In the limit $|I| \rightarrow \infty$ with $\delta = \gamma |I|$ fixed, this becomes: $$q = \Phi\left(\frac{np - \theta - \delta(1-q)}{\sqrt{np(1-p)}}\right)$$

Existence and Uniqueness of Equilibria

Since there is no other way around than enumerating if every possible strategy satisfies the incentive compatibility, the key mathematical questions become:

1. Existence: When does a solution $q^* \in [0,1]$ exist?
2. Uniqueness: When is the solution unique?
3. Stability: When are equilibria robust to perturbations?

Uniqueness condition: The mapping $T(q) = \Phi\left(\frac{np - \theta - \delta(1-q)}{\sqrt{np(1-p)}}\right)$ is a contraction when: $$\frac{\delta \phi\left(\frac{np - \theta - \delta(1-q)}{\sqrt{np(1-p)}}\right)}{\sqrt{np(1-p)}} < 1$$

where $\phi$ is the standard normal density. This is guaranteed when $\delta$ is sufficiently small relative to $\sqrt{np(1-p)}$.

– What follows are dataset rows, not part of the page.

struct dw_handle {
    dw_params prm;
    hipStream_t stream = nullptr;
    bool own_stream = false;
    size_t cells = 0;
    DevBuf<plane_t> L16[2];
    DevBuf<plane_t> D16[2];
    int cur = 0;
    DevBuf<double> L64;
    DevBuf<double> D64;
    DevBuf<float> U32L;
    DevBuf<float> U32D;
    UnqKind unq_kind = UNQ_F64;
    UnqOwner unq = OWN_NONE;
    bool have_state = false;
    bool stepped = false;
    double L_last = 0.0;
    bool L_per_world = false;
    bool P_per_world = false;
    DevBuf<int> idx;
    DevBuf<double> st;
    DevBuf<int> action;
    DevBuf<int> action_tmp;
    bool have_agents = false;
    DevBuf<StatsDev> stats2[2];
    size_t stats_bytes = 0;
    int sp = 0;
    DevBuf<uint4> fixq;
    unsigned int qcap = 0;
    DevBuf<int> redo_tiles;
    Switches sw{};
// ... 82 lines not shown
        return with_bool(post, [&](auto POST) { return f(L, D, POST); });
    });
}

struct SyncOnExit {
    hipStream_t stream;
    bool armed = true;
    explicit SyncOnExit(hipStream_t s) : stream(s) {}
    ~SyncOnExit() { if (armed) (void)hipStreamSynchronize(stream); }
    void disarm() { armed = false; }
};

static int alloc_failed(int rc, const char* what, size_t bytes) {
    (void)hipGetLastError();
    const hipError_t e = static_cast<hipError_t>(rc);
    return fail(e == hipErrorOutOfMemory ? DW_ENOMEM : DW_EHIP, "allocating %s (%zu bytes) failed: %s", what, bytes,
                hipGetErrorString(e));
}
template <class B>
static int reserve(B& buf, const char* what, size_t need, size_t first_size = 0) {
    const int rc = buf.reserve(need, first_size);
    return rc ? alloc_failed(rc, what, need) : DW_OK;
}

static int alloc_group(dw_handle* h, const char* what, std::initializer_list<GroupItem<DeviceMem>> group) {
    static int fail_left = -1;
    if (h->created && fail_left < 0)
        if (const char* e = test_hook("DW_TEST_FAIL_GROUP_ALLOC")) fail_left = std::atoi(e);
    const bool armed = h->created && fail_left > 0;
    if (armed) t_fail_in = (int)group.size();
    const int rc = dw::alloc_group(group);
    if (armed && t_fail_in == 0) --fail_left;
    t_fail_in = 0;
    size_t bytes = 0;
    for (const auto& g : group) bytes += g.bytes;
    return rc ? alloc_failed(rc, what, bytes) : DW_OK;
}

static void release_unquantised(dw_handle* h) {
    if (h->unq != OWN_NONE || !h->U32L.get()) return;
    for (const auto& sn : h->snap)
        if (sn.valid && sn.unq == OWN_PREV) return;
    if (h->cells * 2 * sizeof(float) < ((size_t)1 << 30)) return;
    (void)hipStreamSynchronize(h->stream);
    h->U32L.reset();
    h->U32D.reset();
}

static void drop_unquantised_previous(dw_handle* h) {
    if (h->unq == OWN_PREV) { h->unq = OWN_NONE; h->stepped = false; }
    release_unquantised(h);
}

static int ensure_u32(dw_handle* h) {
    const size_t n = sizeof(float) * h->cells;
    return alloc_group(h, "two float32 planes", {{h->U32L, n}, {h->U32D, n}});
}

static int ensure_f64(dw_handle* h) {
    const size_t n = sizeof(double) * h->cells;
    return alloc_group(h, "two float64 planes", {{h->L64, n}, {h->D64, n}});
}

static int run_episode_impl(dw_handle* h, int32_t nsteps, const double* L_schedule, int policy_mode,
                            const uint8_t* use_table, const int8_t* table, uint32_t threshold_k,
                            uint8_t* world_alive, uint8_t* agent_ok, dw_world_stats* trace = nullptr,
                            dw_temp_stats* temps = nullptr);
static bool episode_kernel_applies(const dw_handle* h);
enum EpisodeForm { EPISODE_STEPWISE, EPISODE_WORKGROUP, EPISODE_WAVE };
static EpisodeForm episode_form(const dw_handle* h);
static EpisodeForm episode_mlp_form(const dw_handle* h, size_t* lds_bytes = nullptr);
static int worlds_per_block(int cells) { return cells <= 256 ? 4 : (cells <= 1024 ? 2 : 1); }
static int observe_into_scratch(dw_handle* h, double L_init, size_t extra_bytes, bool reward_tail = false);

static int ensure_scratch(dw_handle* h, size_t bytes) { return reserve(h->scratch, "scratch", bytes); }

static int ensure_ep_buf(dw_handle* h, size_t bytes) {
    return reserve(h->ep_buf, "the episode staging buffer", bytes, (size_t)4 << 20);
}

struct EpisodeBuffers {
    using R = EpisodeStaging;
    dw_handle* h;
    const EpisodeStaging S;
    unsigned char* img = nullptr;
    std::vector<PhysF32> p32_own;
    std::vector<unsigned char> ut_own;

    EpisodeBuffers(dw_handle* h_, const EpisodeStaging& S_) : h(h_), S(S_) {}
    bool out_direct = false;
    int alloc(bool staged, bool inputs_only = false) {
        if (int rc = ensure_ep_buf(h, S.total)) return rc;
        if (!staged) return DW_OK;
        const size_t image = inputs_only ? S.off[R::WORLD_ALIVE] : S.total;
        if (int rc = reserve(h->ep_pinned, "the page-locked episode staging", image, (size_t)1 << 20)) return rc;
        img = h->ep_pinned.get();
        out_direct = inputs_only;
        return DW_OK;
    }
    template <class T = unsigned char>
    T* dev(R::Region r) const { return S.at<T>(h->ep_buf.get(), r); }
// ... 549 lines not shown
                           o.zero_me, o.zero_n);
    } else if (exact) {
        const FusedExactArgs A = exact_args();
        with_bool(pstats != nullptr, [&](auto STATS) {
            with_fused_layout(pl, [&](auto MODE, auto PACK) {
                with_bool(pl.sym_albedo, [&](auto SYM) {
                    hipLaunchKernelGGL((step_stream_fused2_exact<MODE, PACK, STATS, SYM>), grid, dim3(256), 0, h->stream, A);
                });
            });
        });
    } else {
        with_bool(pstats != nullptr, [&](auto STATS) {
            with_fused_layout(pl, [&](auto MODE, auto PACK) {
                hipLaunchKernelGGL((step_stream_fused2<MODE, PACK, STATS>), grid, dim3(256), 0, h->stream, inL, inD, o.L, o.D, g,
                                   P1, P2, o.zero_me, o.zero_n, pstats, thr_hi);
            });
        });
    }
    HIPCHK(hipGetLastError());
    step_done(h, L2, false);
    return DW_OK;
}

static int launch_agents(dw_handle* h, const int* d_action, int act_b, int act_n, bool standalone = false,
                         double* d_reward = nullptr, unsigned char* d_done = nullptr, unsigned char* d_ok = nullptr) {
    const dw_params& p = h->prm;
    if (p.n_agents == 0) return DW_OK;
    NEED(h->have_state, DW_ESTATE, "no state uploaded");
    NEED(h->have_agents, DW_ESTATE, "no agents uploaded (call dw_upload_agents or dw_init_random)");
    NEED(p.collision_mode == 0 || standalone, DW_EINVAL,
         "collision_mode=1: call dw_update_agents, apply the collision pass (it consumes the caller's RNG) to the "
         "downloaded agent states, upload them, then dw_step without actions");
    const int blocks = (p.batch + 63) / 64;
    with_planes(h, h->unq == OWN_CUR, h->cur, [&](auto* L, auto* D) {
        using T = elem_t<decltype(L)>;
        hipLaunchKernelGGL(agents_update<T>, dim3(blocks), dim3(64), 0, h->stream, L, D, h->idx.get(), h->st.get(), d_action,
                           act_b, act_n, p.batch, p.n_agents, p.height, p.width, p.agent_gamma,
                           p.collision_mode == 0 ? 1 : 0, d_reward, d_done, d_ok);
    });
    HIPCHK(hipGetLastError());
    return DW_OK;
}

static int stage_host_actions(dw_handle* h, const int32_t* action, int b, int n) {
    const dw_params& p = h->prm;
    NEED(b >= 0 && n >= 0 && b <= p.batch && n <= p.n_agents, DW_EINVAL,
// ... 460 lines not shown
    if (!use_device_actions && nsteps >= 1 && h->have_state && !cur_quantised(h)) {
        int rc = launch_forward(h, L);
        if (rc) return rc;
        advance();
        s0 = 1;
    }
    const bool big_packed = h->plan.allow_fuse && h->plan.packed && h->cells >= ((size_t)1 << 23);
    if (!use_device_actions && nsteps - s0 > 1 && h->have_state && h->prm.height * h->prm.width <= 4096 && !big_packed &&
        (h->prm.n_agents == 0 || h->have_agents) && episode_kernel_applies(h)) {
        std::vector<double> Ls;
        while (s0 < nsteps) {
            const int k = nsteps - s0 < 4096 ? nsteps - s0 : 4096;
            Ls.resize(k);
            for (int i = 0; i < k; ++i) { Ls[i] = L; advance(); }
            int rc = run_episode_impl(h, k, Ls.data(), kPolicySkipAgents, nullptr, nullptr, 5, nullptr, nullptr);
            if (rc) return rc;
            s0 += k;
        }
        *L_io = L;
        return DW_OK;
    }
    if (!use_device_actions && h->plan.allow_fuse && h->have_state && nsteps - s0 >= 3) {
        drop_unquantised_previous(h);
        HIPCHK(hipEventRecord(h->evf0, h->stream));
        int launched = 0;
        while (nsteps - s0 >= 3) {
            const double L1 = L;
            advance();
            const double L2 = L;
            advance();
            int rc = launch_forward_fused2(h, L1, L2);
            if (rc) return rc;
            s0 += 2;
            launched += 1;
        }
        HIPCHK(hipEventRecord(h->evf1, h->stream));
        h->fused_launches = launched;
    }
    for (int s = s0; s < nsteps; ++s) {
        int rc;
        if (use_device_actions) {
            rc = launch_agents(h, h->action.get(), h->prm.batch, h->prm.n_agents);
            if (rc) return rc;
        }
        rc = launch_forward(h, L);
        if (rc) return rc;
        advance();
    }
    *L_io = L;
    return DW_OK;
}

static bool ensemble_pairs(const dw_handle* h) { return h->plan.trace_pairs && h->prm.precision == DW_PRECISION_FAST; }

Multiple equilibria: For large $\delta$, the system can exhibit bistability with equilibria near $q = 0$ and $q = 1$, separated by an unstable interior equilibrium. So the interpretation is, the more coupling between holons, the more chaotic it becomes. Below is kind of a relationship between $q$ and the prior $p$, the theoretical plot got twisted because at some of the $p$ the fixed point equations can’t be solved.

With a simple set up like this it’s already not very computationally convenient for seeking the equilibrium, so you can imagine how hard it is for general Bayesian Nash equilibrium.

The motivation of coming up with a system like this is still something I couldn’t figure out, because what do I know. But we should call it what it is. LOL.